Las Vegas Sun

March 29, 2024

Project offers a better way to get alcoholics off the streets

Some valley officials and advocates for the homeless are looking to a San Diego program as a possible solution to the s practice of repeatedly filling jail cells with the same drunks.

The Serial Inebriate Program has shown success at lowering arrests and saving money in emergency rooms and jails since it began in 2000, San Diego Police Officer John Liening told about 40 private and public officials Thursday.

Liening and Deni McLagan, program manager for Mental Health Systems Inc., a nonprofit organization that provides some of the services to people in the program, came to speak to the diverse group of agencies that have contact with the homeless locally at the invitation of Linda Lera-Randle El, director of Straight from the Streets, a nonprofit organization.

The audience included officials from Metro Police, Clark County Social Service Director Darryl Martin, District Attorney David Roger, state mental health workers and a number of private agencies.

But several local officials, while interested in the program and its potential application in the Las Vegas Valley, said two key players were missing from the audience -- Las Vegas' city attorney and Municipal Court.

"One of the problems I see here today is that the city attorney and municipal judges are not here -- and most of the arrests go through that system," said Phil Kohn, Clark County public defender.

"Unfortunately we don't have the right people at the table today," he said.

Repeated calls seeking comment from Las Vegas City Attorney Brad Jerbic were not returned Thursday.

Jerbic's equivalent in San Diego is one of the participants in the program. It involves at least 14 public and private agencies working together with San Diego city and county funding to solve a problem that Liening referred to as "a revolving door" -- alcoholics, mostly homeless, get arrested, sent to a detoxification center, put in jail, and are then released to go through the same all over again.

These are people who are "drunk every day -- some for 15, 20 years -- and have basically given up on everything and figure they'll die on the street," Liening said.

Many of them are also mentally ill, "but they never ... focus on mental health because they're not sober long enough," he said.

The program centers on judges offering treatment instead of jail time.

Liening said the five-year-old program has been able to find employment or some sort of benefits for 85 percent of those who spent six months in the program, and housing for 100 percent.

It costs taxpayers $6,000 for a year of housing and treatment for each participant, compared with $4,700 for each emergency medical services episode, McLagan said.

In the Las Vegas Valley, a group called the Chronic Public Inebriate Task Force said in 2002 that alcoholics and the mentally ill cost taxpayers about $20 million a year as the drunks are shuffled in and out of emergency rooms and jails.

Most so-called nuisance crimes that are charged to drunks in the valley wind up in the Las Vegas Municipal Court, where Jerbic began pursuing longer sentences in August as a way of deterring repeat offenders.
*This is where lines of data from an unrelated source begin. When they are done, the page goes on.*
extern "C" int mirge_lib_kmers(mirge_ctx *ctx, const mirge_library *lib, uint32_t *d_kmer, uint8_t *d_valid, void *stream_) {
  if (!ctx) return MIRGE_ERR_ARG;
  if (!lib || !lib->d_packed || !lib->d_nmask || !lib->d_ref_off || !lib->d_ref_block || !d_kmer || !d_valid)
    MIRGE_FAIL(ctx, MIRGE_ERR_ARG, "lib_kmers: null buffer");
  if (lib->n_bases == 0 || lib->n_refs == 0) return MIRGE_OK;
  cudaStream_t stream = (cudaStream_t)stream_;
  MIRGE_CUDA(ctx, cudaSetDevice(ctx->device));
  lib_kmers_kernel<<<(lib->n_bases + 255) / 256, 256, 0, stream>>>(*lib, d_kmer, d_valid);
  MIRGE_LAUNCH_CHECK(ctx, "lib_kmers_kernel");
  return MIRGE_OK;
}

__global__ void __launch_bounds__(256)
lib_filter_kernel(const uint32_t *__restrict__ kmer, const uint8_t *__restrict__ valid, uint32_t n, uint32_t bases,
                  uint32_t *__restrict__ filter) {
  const uint32_t p = blockIdx.x * 256u + threadIdx.x;
  if (p >= n || valid[p] < bases) return;
  const uint32_t fi = bases >= 16 ? kmer[p] : (kmer[p] >> (32 - 2 * bases));
  atomicOr(filter + (fi >> 5), 1u << (fi & 31));
}

extern "C" int mirge_lib_filter(mirge_ctx *ctx, const uint32_t *d_kmer, const uint8_t *d_valid, uint32_t n_bases, uint32_t prefix_bases,
                                uint32_t *d_filter, void *stream_) {
  if (!ctx) return MIRGE_ERR_ARG;
  if (!d_kmer || !d_valid || !d_filter) MIRGE_FAIL(ctx, MIRGE_ERR_ARG, "lib_filter: null buffer");
  if (prefix_bases < 4 || prefix_bases > 16) MIRGE_FAIL(ctx, MIRGE_ERR_ARG, "lib_filter: prefix length must be 4..16");
  if (n_bases == 0) return MIRGE_OK;
  cudaStream_t stream = (cudaStream_t)stream_;
  MIRGE_CUDA(ctx, cudaSetDevice(ctx->device));
  MIRGE_CUDA(ctx, cudaMemsetAsync(d_filter, 0, (size_t)1 << (2 * prefix_bases - 3), stream));
  lib_filter_kernel<<<(n_bases + 255) / 256, 256, 0, stream>>>(d_kmer, d_valid, n_bases, prefix_bases, d_filter);
  MIRGE_LAUNCH_CHECK(ctx, "lib_filter_kernel");
  return MIRGE_OK;
}

__device__ __forceinline__ uint32_t mix32(uint32_t x) {
  x ^= x >> 16;
  x *= 0x7feb352du;
  x ^= x >> 15;
  x *= 0x846ca68bu;
  x ^= x >> 16;
  return x;
}
__device__ __forceinline__ bool filter16_pass(const mirge_library &lib, uint32_t kmer) {
  const uint32_t fi = mix32(kmer) >> (32 - lib.filter16_bits);
  return (lib.d_filter16[fi >> 5] >> (fi & 31)) & 1u;
}

__global__ void __launch_bounds__(256)
lib_filter16_kernel(const uint32_t *__restrict__ kmer, const uint8_t *__restrict__ valid, uint32_t n, uint32_t bits,
                    uint32_t *__restrict__ filter) {
  const uint32_t p = blockIdx.x * 256u + threadIdx.x;
  if (p >= n || valid[p] < 16) return;
  const uint32_t fi = mix32(kmer[p]) >> (32 - bits);
  atomicOr(filter + (fi >> 5), 1u << (fi & 31));
}

extern "C" int mirge_lib_filter16(mirge_ctx *ctx, const uint32_t *d_kmer, const uint8_t *d_valid, uint32_t n_bases, uint32_t bits,
                                  uint32_t *d_filter16, void *stream_) {
  if (!ctx) return MIRGE_ERR_ARG;
  if (!d_kmer || !d_valid || !d_filter16) MIRGE_FAIL(ctx, MIRGE_ERR_ARG, "lib_filter16: null buffer");
  if (bits < 16 || bits > 30) MIRGE_FAIL(ctx, MIRGE_ERR_ARG, "lib_filter16: 16..30 bits");
  cudaStream_t stream = (cudaStream_t)stream_;
  MIRGE_CUDA(ctx, cudaSetDevice(ctx->device));
  MIRGE_CUDA(ctx, cudaMemsetAsync(d_filter16, 0, (size_t)1 << (bits - 3), stream));
  if (n_bases == 0) return MIRGE_OK;
  lib_filter16_kernel<<<(n_bases + 255) / 256, 256, 0, stream>>>(d_kmer, d_valid, n_bases, bits, d_filter16);
  MIRGE_LAUNCH_CHECK(ctx, "lib_filter16_kernel");
  return MIRGE_OK;
}


#define MAX_PIECES 4
#define MAX_ROUNDS 10

struct RoundSet {
  int n;
  mirge_library lib[MAX_ROUNDS];
  mirge_round_policy pol[MAX_ROUNDS];
};

#define COOP_QW 6
struct WarpScratch {
  uint32_t qw[32][COOP_QW], qnx[32][COOP_QW];
  uint32_t lo[32][MAX_PIECES], hi[32][MAX_PIECES], off[32][MAX_PIECES];
  uint32_t len[32];
  uint32_t pref[33];
  unsigned long long best[32];
};

__device__ __forceinline__ uint64_t search_round(const mirge_library &lib, const mirge_round_policy &pol, bool active,
                                                 const uint32_t *qw, const uint32_t *qnx, int L, bool has_exc, WarpScratch &ws,
                                                 bool &republish, int lane) {
  uint32_t p_lo[MAX_PIECES], p_hi[MAX_PIECES], p_off[MAX_PIECES];
#pragma unroll
  for (int i = 0; i < MAX_PIECES; ++i) p_lo[i] = p_hi[i] = p_off[i] = 0;
  if (lib.max_ref_len && (uint32_t)L > lib.max_ref_len) active = false;
  const int R = pol.seed_len == 0 ? L : min(pol.seed_len, L);
  const int np = pol.seed_mm + 1;
  const bool degenerate = active && (R < MIN_SEED * np);
  const int nw = (L + 15) >> 4;
  if (active && !degenerate) {
    for (int pi = 0; pi < np; ++pi) {
      const int a = piece_bound(pi, R, np), b = piece_bound(pi + 1, R, np);
      const int s = min(16, b - a);
      if (has_exc && query_has_n(qnx, a, b)) continue;
      const uint32_t span = (s == 16) ? 0u : ((1u << (2 * (16 - s))) - 1u);
      const uint32_t k_lo = query_kmer16(qw, a, nw) & ~span, k_hi = k_lo | span;
      if (s == 16 && lib.filter16_bits && lib.filter_bases < 16) {
        if (!filter16_pass(lib, k_lo)) continue;
      } else if (lib.filter_bases && (uint32_t)s >= lib.filter_bases) {
        const uint32_t fi = lib.filter_bases >= 16 ? k_lo : (k_lo >> (32 - 2 * lib.filter_bases));
        if (!((lib.d_filter[fi >> 5] >> (fi & 31)) & 1u)) continue;
      }
      const uint32_t bsh = 32 - lib.bucket_bits;
      uint32_t l = lib.d_idx_bucket[k_lo >> bsh], h = lib.d_idx_bucket[(k_hi >> bsh) + 1];
      const uint32_t hi0 = h;
      while (l < h) { const uint32_t mid = (l + h) >> 1; if (lib.d_idx_kmer[mid] < k_lo) l = mid + 1; else h = mid; }
      p_lo[pi] = l;
      h = hi0;
      while (l < h) { const uint32_t mid = (l + h) >> 1; if (lib.d_idx_kmer[mid] <= k_hi) l = mid + 1; else h = mid; }
      p_hi[pi] = l;
      p_off[pi] = (uint32_t)a;
    }
  }
  uint64_t best = MIRGE_NO_HIT;
  uint32_t total = 0;
#pragma unroll
  for (int i = 0; i < MAX_PIECES; ++i) total += p_hi[i] - p_lo[i];
  const bool shared = active && !degenerate && total > 0 && nw <= COOP_QW;
  if (degenerate) {
    for (uint32_t r = 0; r < lib.n_refs; ++r) {
      const uint32_t lo = lib.d_ref_off[r], hi = lib.d_ref_off[r + 1];
      for (uint64_t a = lo; a + L <= hi; ++a) {
        const uint64_t h = verify(lib, qw, qnx, L, pol, R, a, (uint32_t)a);
        if (h < best) best = h;
      }
    }
  } else if (active && total > 0 && !shared) {
#pragma unroll
    for (int pi = 0; pi < MAX_PIECES; ++pi)
      for (uint32_t e = p_lo[pi]; e < p_hi[pi]; ++e) {
        const uint32_t pos = lib.d_idx_pos[e];
        if (pos < p_off[pi]) continue;
        const uint64_t h = verify(lib, qw, qnx, L, pol, R, pos - p_off[pi], pos);
        if (h < best) best = h;
      }
  }
  const unsigned sm = __ballot_sync(0xffffffffu, shared);
  if (sm == 0) return best;
  uint32_t incl = shared ? total : 0u;
#pragma unroll
  for (int d = 1; d < 32; d <<= 1) {
    const uint32_t x = __shfl_up_sync(0xffffffffu, incl, d);
    if (lane >= d) incl += x;
  }
  const uint32_t T = __shfl_sync(0xffffffffu, incl, 31);
  ws.pref[lane + 1] = incl;
  if (lane == 0) ws.pref[0] = 0;
  if (shared) {
    if (republish) {
      for (int w = 0; w < nw; ++w) { ws.qw[lane][w] = qw[w]; ws.qnx[lane][w] = qnx[w]; }
      republish = false;
    }
#pragma unroll
    for (int pi = 0; pi < MAX_PIECES; ++pi) { ws.lo[lane][pi] = p_lo[pi]; ws.hi[lane][pi] = p_hi[pi]; ws.off[lane][pi] = p_off[pi]; }
    ws.len[lane] = (uint32_t)L;
    ws.best[lane] = MIRGE_NO_HIT;
  }
  __syncwarp();
  for (uint32_t w = lane; w < T; w += 32) {
    int o = 0;
#pragma unroll
    for (int st = 16; st > 0; st >>= 1)
      if (ws.pref[o + st] <= w) o += st;
    uint32_t j = w - ws.pref[o];
    int pi = 0;
#pragma unroll
    for (int q = 0; q < MAX_PIECES - 1; ++q) {
      const uint32_t c = ws.hi[o][pi] - ws.lo[o][pi];
      if (j >= c && pi == q) { j -= c; ++pi; }
    }
    const uint32_t pos = lib.d_idx_pos[ws.lo[o][pi] + j], off = ws.off[o][pi];
    if (pos < off) continue;
    const int oL = (int)ws.len[o];
    const int oR = pol.seed_len == 0 ? oL : min(pol.seed_len, oL);
    const uint64_t h = verify(lib, ws.qw[o], ws.qnx[o], oL, pol, oR, pos - off, pos);
    if (h != MIRGE_NO_HIT) atomicMin(&ws.best[o], (unsigned long long)h);
  }
  __syncwarp();
  if (shared) {
    const uint64_t b = ws.best[lane];
    if (b < best) best = b;
  }
  return best;
}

That is why several in the audience Thursday reacted strongly to the absence of officials from the two agencies.

"You'd think it would be in their interest to come to an event like this," Lera-Randle El said.

Michael Ware, assistant court administrator for Eighth Judicial District Court, said, "it would be, because of the simple fact that misdemeanor offences wind up there."

Also, Ware said, increasing sentences doesn't work for populations such as the mentally ill or alcoholic, "who don't view punishment in the same way as criminals."

"Therapy as opposed to the punitive approach works with certain populations -- the carrot instead of the stick," he said.

Liening said that "longer sentences don't deal with the alcoholism."

"If you put an alcoholic in jail, what is he when he gets out? Still an alcoholic."